In the last letter in the series appellant stated that he had decided to continue the insurance for $10,000 and withdraw the accrued dividends and the “D. of I.” commission then due, and added: “I now understand that I am to continue *661the policy as paid up, withdrawing each year the dividends in cash and the Cal. D. I. Cons, as stated in the fourth paragraph of your letter.”
Appellant’s sole contention on this appeal is that the parties, in their correspondence, entered into a new contract by which the terms of the original “D. of I.” agreements were so amplified as to include a percentage of premiums collected from insurance written in California after February 24, 1922. The consideration for the new contract was (he claims) his leaving with the respondent the cash value of the policy. It will be noted, however, that the insurance contract was primarily for the life of the appellant and that the right to withdraw the cash value and terminate the contract was an alternative option.
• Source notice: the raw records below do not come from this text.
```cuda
#define ROHM_WGMMA_SS(KIND, INSTR, R, REGS, A, B, P, IMM, ...)                                                       \
  __device__ __forceinline__ void wgmma_##KIND(float (&d)[R], uint64_t desc_a, uint64_t desc_b) {                 \
    asm volatile(ROHM_PRED(P) INSTR " {" REGS "}, %" #A ", %" #B ", p" IMM ";\n\t}\n"                           \
                 : __VA_ARGS__                                                                                    \
                 : "l"(desc_a), "l"(desc_b), "r"(1));                                                             \
  }
ROHM_WGMMA_SS(f16, "wgmma.mma_async.sync.aligned.m64n32k16.f32.f16.f16", 16, ROHM_R16_0, 16, 17, 18, ", 1, 1, 0, 0",
              ROHM_F16(0))
ROHM_WGMMA_SS(f16, "wgmma.mma_async.sync.aligned.m64n64k16.f32.f16.f16", 32, ROHM_R16_0 ", " ROHM_R16_1, 32, 33, 34,
              ", 1, 1, 0, 0", ROHM_F16(0), ROHM_F16(16))
ROHM_WGMMA_SS(f16, "wgmma.mma_async.sync.aligned.m64n96k16.f32.f16.f16", 48,
              ROHM_R16_0 ", " ROHM_R16_1 ", " ROHM_R16_2, 48, 49, 50, ", 1, 1, 0, 0", ROHM_F16(0), ROHM_F16(16), ROHM_F16(32))
ROHM_WGMMA_SS(f16, "wgmma.mma_async.sync.aligned.m64n128k16.f32.f16.f16", 64,
              ROHM_R16_0 ", " ROHM_R16_1 ", " ROHM_R16_2 ", " ROHM_R16_3, 64, 65, 66, ", 1, 1, 0, 0", ROHM_F16(0),
              ROHM_F16(16), ROHM_F16(32), ROHM_F16(48))
ROHM_WGMMA_SS(f16, "wgmma.mma_async.sync.aligned.m64n160k16.f32.f16.f16", 80,
              ROHM_R16_0 ", " ROHM_R16_1 ", " ROHM_R16_2 ", " ROHM_R16_3 ", " ROHM_R16_4, 80, 81, 82, ", 1, 1, 0, 0",
              ROHM_F16(0), ROHM_F16(16), ROHM_F16(32), ROHM_F16(48), ROHM_F16(64))
ROHM_WGMMA_SS(tf32, "wgmma.mma_async.sync.aligned.m64n32k8.f32.tf32.tf32", 16, ROHM_R16_0, 16, 17, 18, ", 1, 1", ROHM_F16(0))
ROHM_WGMMA_SS(tf32, "wgmma.mma_async.sync.aligned.m64n64k8.f32.tf32.tf32", 32, ROHM_R16_0 ", " ROHM_R16_1, 32, 33, 34,
              ", 1, 1", ROHM_F16(0), ROHM_F16(16))
ROHM_WGMMA_SS(tf32, "wgmma.mma_async.sync.aligned.m64n96k8.f32.tf32.tf32", 48, ROHM_R16_0 ", " ROHM_R16_1 ", " ROHM_R16_2,
              48, 49, 50, ", 1, 1", ROHM_F16(0), ROHM_F16(16), ROHM_F16(32))
ROHM_WGMMA_SS(tf32, "wgmma.mma_async.sync.aligned.m64n128k8.f32.tf32.tf32", 64,
              ROHM_R16_0 ", " ROHM_R16_1 ", " ROHM_R16_2 ", " ROHM_R16_3, 64, 65, 66, ", 1, 1", ROHM_F16(0), ROHM_F16(16),
              ROHM_F16(32), ROHM_F16(48))

__device__ __forceinline__ void wgmma_f16_rs_tb(float (&d)[64], const uint32_t (&a)[4], uint64_t desc_b) {
  asm volatile(ROHM_PRED(69) "wgmma.mma_async.sync.aligned.m64n128k16.f32.f16.f16 {" ROHM_R16_0 ", " ROHM_R16_1 ", " ROHM_R16_2
               ", " ROHM_R16_3 "}, {%64, %65, %66, %67}, %68, p, 1, 1, 1;\n\t}\n"
               : ROHM_F16(0), ROHM_F16(16), ROHM_F16(32), ROHM_F16(48)
               : "r"(a[0]), "r"(a[1]), "r"(a[2]), "r"(a[3]), "l"(desc_b), "r"(1));
}

__device__ __forceinline__ float to_tf32(float x) {
  uint32_t r;
  asm("cvt.rna.tf32.f32 %0, %1;" : "=r"(r) : "f"(x));
  return __uint_as_float(r);
}

__device__ __forceinline__ void split_f16(float x, __half& hi, __half& lo) {
  const float c = fminf(fmaxf(x, -65504.0f), 65504.0f);
  hi = __float2half_rn(c);
  lo = __float2half_rn(x - __half2float(hi));
}
__device__ __forceinline__ void split_f16x2(float x, float y, uint32_t& hi, uint32_t& lo) {
  asm("cvt.rn.satfinite.f16x2.f32 %0, %1, %2;" : "=r"(hi) : "f"(y), "f"(x));
  const float2 hf = __half22float2(*reinterpret_cast<const __half2*>(&hi));
  const float lx = x - hf.x, ly = y - hf.y;
  asm("cvt.rn.satfinite.f16x2.f32 %0, %1, %2;" : "=r"(lo) : "f"(ly), "f"(lx));
}
__device__ __forceinline__ void split_f16x4(const float4& v, uint2& hi, uint2& lo) {
  split_f16x2(v.x, v.y, hi.x, lo.x);
  split_f16x2(v.z, v.w, hi.y, lo.y);
}

__device__ __forceinline__ void pdl_wait_prior_grid() { asm volatile("griddepcontrol.wait;" ::: "memory"); }
__device__ __forceinline__ void pdl_launch_dependents() { asm volatile("griddepcontrol.launch_dependents;" ::: "memory"); }

}
}
```

Baseline: 19.97.

## Chain per-layer proj/FF1/FF2/next-QKV GEMMs into one persistent dataflow kernel

Adds a chained GEMM launch that runs up to four dependent GEMMs (attention projection, FF1, FF2, next layer's QKV) in a single persistent kernel. CTAs take work items from a global atomic counter, and each stage's row-block waits on per-row-block completion counters from the previous stage before issuing TMA loads. The aim is to cut kernel launch count and the tail gaps between dependent GEMMs so stages overlap across row blocks. In exchange it adds spin-wait synchronisation with a timeout status flag and a per-forward memset of the counters, and the chained stages cannot carry a residual input.

```diff
diff --git a/include/rohm_b200.h b/include/rohm_b200.h
--- a/include/rohm_b200.h
+++ b/include/rohm_b200.h
@@ -113,6 +113,8 @@
 
 ROHM_API int rohm_posenet_set_option(rohm_posenet* pn, int option, int value);
 
+ROHM_API int rohm_posenet_chain_status(const rohm_posenet* pn, int* status);
+
 ROHM_API int rohm_posenet_launches_per_forward(const rohm_posenet* pn);
 
 
diff --git a/rohm_b200/_lib.py b/rohm_b200/_lib.py
--- a/rohm_b200/_lib.py
+++ b/rohm_b200/_lib.py
@@ -49,6 +49,7 @@
     "rohm_posenet_profile": (_i, [_p, _p, _p, _p, _i, _i, _p, C.POINTER(C.c_float), C.POINTER(C.c_int)]),
     "rohm_posenet_set_option": (_i, [_p, _i, _i]),
     "rohm_posenet_launches_per_forward": (_i, [_p]),
+    "rohm_posenet_chain_status": (_i, [_p, _p]),
     "rohm_trajnet_create": (_i, [_p, _i, C.POINTER(C.c_char_p), C.POINTER(_p), C.POINTER(_i64), _i, _i, _i, _i, _i, _i,
                                  _i, _i, _i, C.POINTER(_p)]),
     "rohm_trajnet_destroy": (None, [_p]),
diff --git a/rohm_b200/csrc/gemm.cu b/rohm_b200/csrc/gemm.cu
--- a/rohm_b200/csrc/gemm.cu
+++ b/rohm_b200/csrc/gemm.cu
@@ -6,6 +6,7 @@
 #include <cstdio>
 #include <cstring>
 #include <mutex>
+#include <type_traits>
 
 namespace rohm {
 
@@ -116,6 +117,41 @@
   int ldr, ldo, lds, act, M, N, out_row_mul, out_row_add, clip_rows, clip_valid;
 };
 
+struct ChainStage {
+  CUtensorMap a_hi, a_lo, b_hi, b_lo, st_hi, st_lo;
+  EpiParams epi;
+  int kblocks, row_shift, row_mul;
+  int tiles_n;
+  int first_item;
+  int kind;
+};
+struct GemmChainParams {
+  ChainStage stage[kMaxChainStages];
+  unsigned int* words;
+  int* status;
+  int num_stages, num_items, tiles_m;
+};
+static_assert(sizeof(GemmChainParams) <= 4096, "lean kernel parameter block: 4 KB");
+template <int EPI>
+using KernelParams = std::conditional_t<epi_role(EPI), GemmChainParams, GemmParams>;
+
+__device__ __forceinline__ int chain_stage_of(const GemmChainParams& c, int t) {
+  int s = 0;
+  while (s + 1 < c.num_stages && t >= c.stage[s + 1].first_item) ++s;
+  return s;
+}
+
+constexpr unsigned int kChainSpinLimit = 1u << 20;
+__device__ __forceinline__ void chain_wait(const unsigned int* counter, unsigned int target, int* status) {
+  for (unsigned int i = 0; ptx::ld_acquire_gpu(counter) < target; ++i) {
+    if (i >= kChainSpinLimit || ((i & 255) == 255 && *reinterpret_cast<volatile int*>(status) != kChainOk)) {
+      atomicExch(status, kChainErrWaitExpired);
+      return;
+    }
+    __nanosleep(64);
+  }
+}
+
 __device__ __forceinline__ float2 combine_row_stats(const float2* row8, float eps) {
   const float4* q4 = reinterpret_cast<const float4*>(row8);
   float4 t[4];
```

It will be noted also that there is no suggestion that appellant agreed to leave the cash value with the respondent for any period of time. He merely refrained from withdrawing it on February 24, 1922, retaining the right to draw it out with its accumulations at any time thereafter and to cancel the policy.
The trial court found “that said correspondence did not modify said ‘D. of I.’ contracts nor create a new contract between plaintiff and defendant”. That, finding is undoubtedly correct. The correspondence does not indicate an intention on the part of either of the parties to make a new contract or to modify their existing rights in any respect. All of the questions and answers relate to the policy and the original “D. of I.” contracts. There is no expression of any desire to make a new bonus agreement. In fact, such an agreement, if made, would have been contrary to law, for insurance companies were prohibited in 1917 from offering special inducements not set out in the policy, for the acceptance of insurance contracts (Pol. Code, sec. 633b).
The statements that were made by the actuary amounted only to his interpretation of the legal rights of the appellant. Inasmuch as the terms of the original contracts are unequivocal his interpretation did not affect those rights (Hughes v. Pacific Wharf Co., 188 Cal. 210 [205 Pac. 105]).
The judgment is affirmed.
Thompson, J., and Pullen, P. J., concurred.